@milesfrain Oh, I don’t give up so easily! I’ve taken Elm into account, but ultimately decided for Purescript, because:
Some of the planned projects will be CLI programs
Even if they weren’t, the students are in need of a general-purpose language with proper file IO, anyway (so that they can participate in programming contests)
They already know FP, so the new stuff will only be the “typed —” part of it, and that’s exactly the part where Elm doesn’t provide much room to grow (relatively to Purescript)
The course is tri-semestral and there’s no pre-set curriculum, so there’s plenty of time to work around the rough edges
They already have to transition from one language (Pyret) to another, and they would have to transition yet again if Elm didn’t fit our needs.
The course starts in March, but I think we’ll start doing real work in April — before that it’ll be just some simple CLI programs aimed at getting them used to the new syntax, types, and the different dev environment. So, plenty of time to finalise my plans regarding the interactive visual stuff.
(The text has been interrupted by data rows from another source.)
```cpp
template <int NX>
SolvePlan plan_solve_nx(const HostProblem& hp, const Knobs& kn, const PlanState& st) {
    const mpc_problem_desc& d = hp.desc;
    const int B = st.B;
    SolvePlan pl{};
    const size_t Bp = ((size_t)B + 63) / 64 * 64;
    const int S = d.N + 1;
    pl.S = S;
    pl.ntiles = (int)(Bp / 64);
    const int ntiles = pl.ntiles;
    pl.small_wg = 4 * S <= 256 && !kn.big_wg;
    pl.bx = pick_bx(d.N, pl.small_wg ? 256 : STAGE_MAX_THREADS);
    const int bx = pl.bx;
    pl.threads = ((S * bx + 63) / 64) * 64;
    pl.nblk = (B + bx - 1) / bx;
    pl.stage_timing = (kn.timing & TIMING_STAGE) != 0;
    const int nw = pl.threads / 64;
    pl.stash_rows = pl.small_wg && MPC_STAGE_STASH ? std::max(Stash<NX>::rows(hp.has_ou != 0), 2 * NX) : 2 * NX;
    pl.lds_bytes = ((size_t)nw * 10 * bx + (size_t)2 * S * (NX + 2) + (size_t)pl.stash_rows * pl.threads) * sizeof(double);
    pl.lds_init = ((size_t)nw * 10 * bx + (size_t)2 * S * (NX + 2) + (size_t)2 * NX * pl.threads) * sizeof(double);
    pl.ric_lds = std::max(RIC_DEPTH * (size_t)((MPC_EV(Dim<NX>::NBLK) * 512 + 1023) / 1024) * 1024,
                          RIC_DEPTH_F * (size_t)((Dim<NX>::NKK * 512 + 1023) / 1024 + 6) * 1024) + 64;
    pl.G = 1;
    if (!st.trace && !pl.stage_timing && kn.groups > 0) pl.G = std::min(std::max(std::min(kn.groups, ntiles / 4), 1), MAX_GROUPS);
    const int G = pl.G;
    const bool ref_vm_ok = ((hp.lo_mask | hp.hi_mask) & ~REF_BOUND_VM) == 0u;
    pl.masked = kn.bound_mask != 0 && ref_vm_ok && (hp.dense_mask & REF_DENSE_LO) == REF_DENSE_LO && ((hp.dense_mask >> 8) & REF_DENSE_HI) == REF_DENSE_HI &&
                hp.has_ol && !hp.has_ou && d.obst_mult == 3 && !st.per_inst_obst;
    pl.cap = d.fixed_iters > 0 ? d.fixed_iters : d.max_iter;
    pl.chunk = d.fixed_iters > 0 ? pl.cap : 4;
    pl.polled = d.fixed_iters <= 0 && !st.trace;
    const int n_w = 2 * d.N + NX * (d.N + 1);
    pl.lds_pre = prestart_doubles(NX, S, bx) * sizeof(double);
    const size_t lds_in = (size_t)bx * (2 * n_w - 2 * d.N) * sizeof(double);
    const size_t lds_red = (size_t)(pl.threads / 64) * 10 * bx * sizeof(double);
    pl.fused = lds_red + pl.lds_pre + 16 + lds_in <= 78 * 1024 && d.N >= 1 && pl.small_wg;
    pl.lds_start = std::max(lds_red + pl.lds_pre + 16 + lds_in, pl.lds_init);

    auto wg_lds = [&](int bxw) {
        const size_t pre = prestart_doubles(NX, S, bxw) * sizeof(double);
        const size_t init = ((size_t)10 * bxw + (size_t)2 * S * (NX + 2) + (size_t)2 * NX * 64) * sizeof(double);
        return std::max(WgLds<NX>::doubles(S, bxw) * sizeof(double), bxw == 1 ? std::max(pre, init) : (size_t)0);
    };
    pl.rescue = kn.rescue && d.fixed_iters <= 0 && !st.trace && hp.has_ol && hp.ol_raw > 0.0;
    const bool resc_cond = pl.rescue && (kn.rescue_wg >= 2 || kn.rescue_alone || (kn.rescue_wg == 1 && st.resc_hint)) && !st.in_rescue;
    int hyb_bx = ((kn.hybrid_bx == 2 || (kn.hybrid_bx == 0 && B > 4 * st.n_cu)) && S * 2 <= 64) ? 2 : 1;
    if (kn.hybrid_bx == 0 && resc_cond && hyb_bx == 2 && (size_t)ntiles * 64 * 8 <= (size_t)4 * st.n_cu * 18) hyb_bx = 1;
    pl.resc_alone = kn.rescue_alone && kn.hybrid_bx == 0 && kn.hybrid_live < 0 && resc_cond && ntiles <= 128;
    if (pl.resc_alone || st.in_rescue) hyb_bx = 1;
    pl.hyb_bx = hyb_bx;
    pl.wg_resc = resc_cond && hyb_bx == 1;
    pl.wg_lds = wg_lds(hyb_bx);
    pl.mailbox = pl.small_wg && S <= 64 && kn.hybrid && d.fixed_iters <= 0 && kn.pipeline && !st.pipe_disabled;
    pl.hyb_ok = kn.hybrid && st.ws_mailbox && d.fixed_iters <= 0 && kn.pipeline && !st.pipe_disabled && G == 1 && pl.small_wg && S <= 64 &&
                pl.wg_lds <= LDS_MAX / 4 && !st.trace && !pl.stage_timing;
    int hand = 0;
    if (pl.hyb_ok) {
        const int base = std::min(64, 4 * st.n_cu * hyb_bx / std::max(1, ntiles));
        hand = base >= 64 ? base : std::max(base, std::min(50, base < 32 ? 7 * base / 4 : 3 * base / 2));
        if (hyb_bx == 1 && base < 64 && hand < 40) hand = 40;
        if ((size_t)ntiles * 64 * 8 <= (size_t)4 * st.n_cu * hyb_bx * (hyb_bx == 2 ? 9 : 18)) hand = 64;
        if (pl.resc_alone) hand = 64;
        if (kn.hybrid_live >= 0) hand = std::min(64, kn.hybrid_live);
    }
    pl.hand = hand;
    pl.res_path = pl.hyb_ok && (hand >= 64 || st.in_rescue);
    pl.xcd_mask = st.xcd_mask;
    if (kn.pipe_xcd_mask) {
        const uint32_t m = (uint32_t)kn.pipe_xcd_mask & st.xcd_mask;
        if (m) pl.xcd_mask = m;
    }
    pl.n_xcd = __builtin_popcount(pl.xcd_mask);
    pl.tiles_x = (ntiles + pl.n_xcd - 1) / pl.n_xcd;
    pl.cu_x = std::max(2, st.n_cu / pl.n_xcd);
    const int tiles_x = pl.tiles_x, cu_x = pl.cu_x;
    const int n_ric_base = std::max(1, cu_x / 4);
    const bool ric_per_tile = tiles_x > n_ric_base && tiles_x <= 3 * cu_x / 8 && (64 / bx) * tiles_x <= 5 * (cu_x - tiles_x) && S >= 24;
    pl.n_ric = std::min(ric_per_tile ? tiles_x : n_ric_base, tiles_x);
    const bool eligible = G == 1 && !st.trace && !pl.stage_timing && pl.small_wg && pl.threads >= 192 && pl.threads <= 256 &&
                          ntiles <= (d.fixed_iters > 0 ? 64 : PIPE_MAX_TILES) && (tiles_x + pl.n_ric - 1) / pl.n_ric <= 32 &&
                          std::max(pl.lds_bytes, pl.ric_lds) <= LDS_MAX;
    pl.pipe_path = !pl.res_path && eligible && !st.pipe_disabled && kn.pipeline;
    pl.pipe_cap = 1;
    while (pl.pipe_path && pl.pipe_cap < 2u * (64u / (uint32_t)bx) * (uint32_t)tiles_x) pl.pipe_cap <<= 1;
    pl.pipe_help = pl.pipe_path && pl.masked && (kn.pipe_help < 0 ? (64 / bx) * tiles_x > 3 * (cu_x - pl.n_ric) : kn.pipe_help != 0);
    pl.mbw_live = pl.pipe_path && hand > 0 ? std::min(63, hand + 16) : 0;
    pl.wg_grid = pl.res_path ? (B + hyb_bx - 1) / hyb_bx
               : pl.pipe_path && hand > 0 ? std::min((B + hyb_bx - 1) / hyb_bx, std::max(4 * st.n_cu, (int)((size_t)hand * ntiles + hyb_bx - 1) / hyb_bx)) : 0;
    pl.start_timing = (kn.timing & TIMING_START) && !st.async_loop && G == 1;
    pl.wg_timing = (kn.timing & TIMING_WG) && !st.async_loop;
    pl.wg_trace = (kn.timing & TIMING_WG_TRACE) && !st.async_loop && !st.in_rescue;
    pl.pipe_timing = (kn.timing & TIMING_PIPE) != 0;
    pl.poison = kn.poison && !st.in_rescue;

    const WsLayout w1 = ws_layout(d.N, NX, 64, pl.mailbox);
    pl.max_rows = (((size_t)1 << 32) - 1) / (w1.total * sizeof(double)) * 64;
    const bool pipe_shape = pl.small_wg && kn.pipeline && !st.pipe_disabled && kn.groups <= 0 && !pl.stage_timing && d.fixed_iters <= 0 &&
                            pl.threads >= 192 && pl.threads <= 256;
    if (pipe_shape) pl.max_rows = std::min(pl.max_rows, (size_t)PIPE_MAX_TILES * 64);
    if (kn.max_batch > 0) pl.max_rows = std::min(pl.max_rows, (size_t)(kn.max_batch + 63) / 64 * 64);
    pl.loop_async = d.fixed_iters <= 0 && kn.pipeline && !st.pipe_disabled && kn.loop_async && (size_t)B <= pl.max_rows;
    return pl;
}
inline SolvePlan plan_solve(const HostProblem& hp, const Knobs& kn, const PlanState& st) {
    return hp.desc.nx == 5 ? plan_solve_nx<5>(hp, kn, st) : plan_solve_nx<6>(hp, kn, st);
}

struct SolveIo {
    int32_t B = 0;
    const double *x0 = nullptr, *p = nullptr, *obst = nullptr;
    double *x_out = nullptr, *kkt = nullptr;
    int32_t *status = nullptr, *iters = nullptr;
    double *lam_g = nullptr, *lam_x = nullptr;
    double* snap = nullptr;
    size_t n_w = 0, n_g = 0, snap_len = 0;
    struct Trace { double* out = nullptr; int32_t rows = 0; int32_t* n_it = nullptr; } trace;
    SolveIo rows(size_t off, int32_t n) const {
        SolveIo r = *this;
        r.B = n; r.trace = Trace{};
        skip(r.x0, off * n_w); skip(r.p, off * n_w); skip(r.obst, off * 6);
        skip(r.x_out, off * n_w); skip(r.status, off * 1); skip(r.iters, off * 1); skip(r.kkt, off * 1);
        skip(r.lam_g, off * n_g); skip(r.lam_x, off * n_w); skip(r.snap, off * snap_len);
        return r;
    }
    template <class T> static void skip(T*& q, size_t elems) { if (q) q += elems; }
};

}
```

@ajnsit Unless I’m misunderstanding something, I could use the existing canvas bindings and just make a Widget wrapping it all up, which shouldn’t be a problem. If you insist to spend your time on my issues (thanks!), could you please prioritise the issue I opened up yesterday at purescript-concur-react? It would help me draw a complete more picture of the framework landscape.
The problem is that React controls DOM elements not canvas drawings. I intend to create concur-canvas bindings which allow you to bind and compose drawings in the same way as widgets. It shouldn’t be hard and I’ll build something this weekend.
The biggest problem with Concur is lack of local persistent state (i.e. returning values and retaining state). I had not anticipated that would be such a big problem when I designed the API. I have a few solutions, and will work on them. Note I don’t recommend signals for this. Signals are great for limited usage but this is a problem that would pervade your application design and it’s going to be awkward building your entire application with signals (not to mention they are experimental and @bbarker has reported performance issues with them).
Meanwhile, there are other solutions you might want to try such as remoteWidget, or wires, or something like Aff-Bus to send messages between parent and children etc.
Thanks for the pointers, and for the help with canvas. Maintaining local state is where React really shines (note I have only used functional components with hooks); what are your thoughts on React? I really loved your comparison with Reflex/FRP, something in a similar vein for React would be awesome.
I wasn’t planning to share this until the documentation and examples were a little better, but it might be useful to you in this state anyway, and whether it is or isn’t, I could still use feedback!
Gesso is a canvas container/Halogen component intended to remove the friction from setting up a canvas with PureScript.
There are a handful of options, but basically, you can give it a render function and optional update and event functions. Then it manages your state and runs your update and render functions with requestAnimationFrame. It also has functions to deal with scaling so you can stretch or shrink your drawing depending on screen size. It doesn’t provide any Canvas API bindings because I originally created it in order to have a blank slate to experiment with different bindings — all the examples use purescript-canvas.
It can be used standalone or as a component in a Halogen application. There’s an example of a Halogen application with some buttons and stuff that interact with a canvas: https://github.com/smilack/purescript-gesso/tree/master/examples/paint-io. (There are two “paint” examples that look the same - they differ in how the canvas state interacts with the rest of the application. I/O uses Halogen queries and Global uses a shared mutable state.)
I’m happy to answer any questions if you think it might be useful!
Just to give an example and a shameless self-promo at the same time, I develop Hexfray which is based on a (nearly) hexagonal grid (there’s a great study material for proper hexagons in https://www.redblobgames.com/grids/hexagons/ in case you want to go that way).
It’s PureScript with Halogen and canvas on the front-end (and Haskell with Servant on the back-end). The game board is made out of transparent pngs stacked on top of each other and I simply re-render them one-by-one with every click and move (pre-rendering the map tiles into a single picture would be one of the optimisations to be made).